LOL - i had to smile at the innocence - licking dogs teeth.

Sound normal to me to be honest, sounds like my pup and her dad....she tries it on with mom, but mom soon puts her in her place. Her dad will play more, when she gets too much he lets her know.

But, your dog is an older dog - so it maybe too much for him? could you maybe distract her from playing with him, and play with you ? when she nips too hard, give a loud squeek ?

With max (dad) when he needs a break he will jump up on the settee (pup cant reach as yet) has your dog got somewhere he can go, that she can not get too.


----------



## Matrix/Logan

When we still had Legend (14years old) and Logan was little we had a crate for Logan so that if he got too much for Legend we could put him in his crate in the lounge for some time out for everyone.

Also do you think the pup is getting enough stimulation in other ways, walks and training as that will tire him out so he would be less likely to bother your older dog.

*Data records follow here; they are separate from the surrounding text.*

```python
class NoamAnnealing:
    def __init__(self, base_lr: float, d_model: int, warmup_steps=None, warmup_ratio=None, max_steps=None, min_lr=0.0):
        assert not (warmup_steps is not None and warmup_ratio is not None), "Either use particular number of step or ratio"
        assert warmup_ratio is None or max_steps is not None, "If there is a ratio, there should be a total steps"
        if base_lr < min_lr:
            raise ValueError("initial learning rate lower than the minimum learning rate")
        self._normalize = d_model ** (-0.5)
        self.base_lr, self.min_lr = base_lr, min_lr
        self.warmup_steps = warmup_steps if warmup_steps is not None else (int(warmup_ratio * max_steps) if warmup_ratio else 0)
        self.last_epoch = 0

    def lr_at(self, step: int) -> float:
        step = max(1, step)
# ... 130 lines not shown
    def _ema_of(self, fp: FlatParams):
        if self.ema_decay is None:
            return None
        key = (id(fp), fp.generation)
        e = self._ema.get(key)
        if e is None:
            old = [v for k, v in self._ema.items() if k[0] == id(fp)]
            if old and old[0].numel() == fp.flat.numel():
                e = old[0].to(fp.flat.device)
            else:
                e = fp.flat.detach().clone()
            self._ema = {k: v for k, v in self._ema.items() if k[0] != id(fp)}
            self._ema[key] = e
        return e

    def zero_grad(self):
        for fp in self.flats:
            fp.ensure()
            fp.zero_grad()

    def begin_step(self, lr: float = None, grad_scale: float = 1.0):
        self.step_count += 1
        self._cur = (self.lr if lr is None else lr, grad_scale)
        self._done = {id(fp): [] for fp in self.flats}
        for fp in self.flats:
            fp.ensure()
            self._moments(fp)
            self._ema_of(fp)
        return self.max_grad_norm is None

    def step_range(self, fp: FlatParams, lo: int, hi: int):
        if getattr(self, "_cur", None) is None or self.max_grad_norm is not None or hi <= lo:
            return
        lr, grad_scale = self._cur
        m, v = self._moments(fp)
        ema = self._ema_of(fp)
        for tlo, thi in fp.trainable_ranges():
            a, b = max(lo, tlo), min(hi, thi)
            if a >= b:
                continue
            ops.adamw_step(fp.flat[a:b], fp.grad[a:b], m[a:b], v[a:b], lr, self.betas[0], self.betas[1], self.eps,
                           self.weight_decay, self.step_count, grad_scale, ema=None if ema is None else ema[a:b],
                           ema_decay=self.ema_decay or 0.0)
        self._done[id(fp)].append((lo, hi))

    def finish_step(self):
        lr, grad_scale = self._cur
        for fp in self.flats:
            done = sorted(self._done[id(fp)])
            pos, rest = 0, []
            for lo, hi in done:
                if lo > pos:
                    rest.append((pos, lo))
                pos = max(pos, hi)
            if pos < fp.flat.numel():
                rest.append((pos, fp.flat.numel()))
            for lo, hi in rest:
                self.step_range(fp, lo, hi)
        self._cur = None
        for fp in self.flats:
            if hasattr(fp.module, "weights_updated"):
                fp.module.weights_updated()

    def step(self, lr: float = None, grad_scale: float = 1.0):
        self.step_count += 1
        lr = self.lr if lr is None else lr
        coef = None
        if self.max_grad_norm:
            dev = self.flats[0].flat.device
            if self._clip is None or self._clip[0].device != dev:
                self._clip = (torch.zeros(len(self.flats), dtype=torch.float64, device=dev),
                              torch.zeros(2, dtype=torch.float32, device=dev))
            sumsq, coef = self._clip
            sumsq.zero_()
            for i, fp in enumerate(self.flats):
                for lo, hi in fp.trainable_ranges():
                    ops.grad_sumsq(fp.grad[lo:hi], sumsq[i:i + 1])
            ops.clip_coef(sumsq, grad_scale, self.max_grad_norm, coef)
            self.last_grad_norm = coef[1:2]
        for fp in self.flats:
            m, v = self._moments(fp)
            ema = self._ema_of(fp)
            for lo, hi in fp.trainable_ranges():
                ops.adamw_step(fp.flat[lo:hi], fp.grad[lo:hi], m[lo:hi], v[lo:hi], lr, self.betas[0], self.betas[1], self.eps,
                               self.weight_decay, self.step_count, grad_scale, clip_coef=coef,
                               ema=None if ema is None else ema[lo:hi], ema_decay=self.ema_decay or 0.0)
        for fp in self.flats:
            if hasattr(fp.module, "weights_updated"):
                fp.module.weights_updated()

    def swap_ema_weights(self):
        import contextlib

        @contextlib.contextmanager
        def ctx():
            if self.ema_decay is None:
                yield
                return
            pairs = [(fp, self._ema_of(fp)) for fp in self.flats]

            def swap():
# ... 31 lines not shown
```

Try doing some evening training, one to one with just you and the pup, it is amazing how quickly they crash out after they have used their heads/brains! LOL

Other than that it is really up to your older dog to teach little one some dog rules and manners, but obviously observe so that things don't take a turn for the worse.

X


----------



## Kinjilabs

Cant really advise you but can sympathise, I had the same problem with a Cocker pup I had last year, wouldnt leave my Goldie alone, and evevtually he turned on the pup(which is not like him) and knocked him into the side of the settee! nearly broke pups jaw, so I then decided to let the pup go, found out after that my Goldie was in pain with his back, so couldnt really blame him, Im at the point now where I wont get another pup till the inevitable happens


----------



## nikkix5

Thankyou everyone for the advice, i've tried all the above mentioned, my older dog used to jump on the sofa to get away but now the pup is nearly as big as him he can now reach him.
I've tried distraction by me playing with the pup but my older dog wants to play too, but with me and not the pup, so i can't win there either. As for exercise i only walk the basset two 15min walks aday because you can't over excercise them as it can damage their bones (something to do with the growth) until they are roughly a year old.
As for the crate he does have a crate to sleep in i've tried putting him in but he just howls the place down when he can here us in the next room and it worries me that he maynot want to sleep in his crate if he has any negative experiences in it, his crate is just to big to have in the same room as us.
I think me telling the pup to leave is working a little but when anyone visits i'm constantly shouting leave to the pup the old dog goes to the living room door to be out then i feel guilty because i feel he is been pushed out because he doesnt want to be in the same room as us.
I would say my old dog does sometimes enjoy it as he waggs his tail but when he has enough the pup still wants to play. 
Is it wrong for me to allow the old dog to leave the room, when it was his home in the first place? it just feels it should be the other way round.


----------



## jobate

Hi

I have had the exact same problem. I have a 6 month old Beagle and an 8 year old Lab. Like yours my lab would not let the beagle know that he was getting fed up and the beagle would nip at his ears, jump up on his back and just generally annoy him. So I was advised by a trainer to use a noise as soon as the pup startes annoying the older dog. So I filled up an empty bottle or can with gravel and kept them to hand. As soon as my pup started I would shake or drop the can so he was startled and he stopped what he was doing. I only had to do this for 2 days and its now completely stopped.

Hope this helps......we now have 2 very happy dogs!!!


----------



## Blitz

I had the same problem with the pup plaguing the older dog. To start off the old dog used to get very annoyed and once she snarled really fiercely - and the pup got hold of the snarly lip in her teeth to play with ! You have to laugh at them.
Anyway I totally ignored it and gradually it stopped though the old dog does growl at her if she gets too close when she is trying to sleep.


----------



## nikkix5

jobate said:


> Hi
> 
> I have had the exact same problem. I have a 6 month old Beagle and an 8 year old Lab. Like yours my lab would not let the beagle know that he was getting fed up and the beagle would nip at his ears, jump up on his back and just generally annoy him. So I was advised by a trainer to use a noise as soon as the pup startes annoying the older dog. So I filled up an empty bottle or can with gravel and kept them to hand. As soon as my pup started I would shake or drop the can so he was startled and he stopped what he was doing. I only had to do this for 2 days and its now completely stopped.
> 
> Hope this helps......we now have 2 very happy dogs!!!


Thanks, gonna try that got plenty of gravel in my garden lol.


----------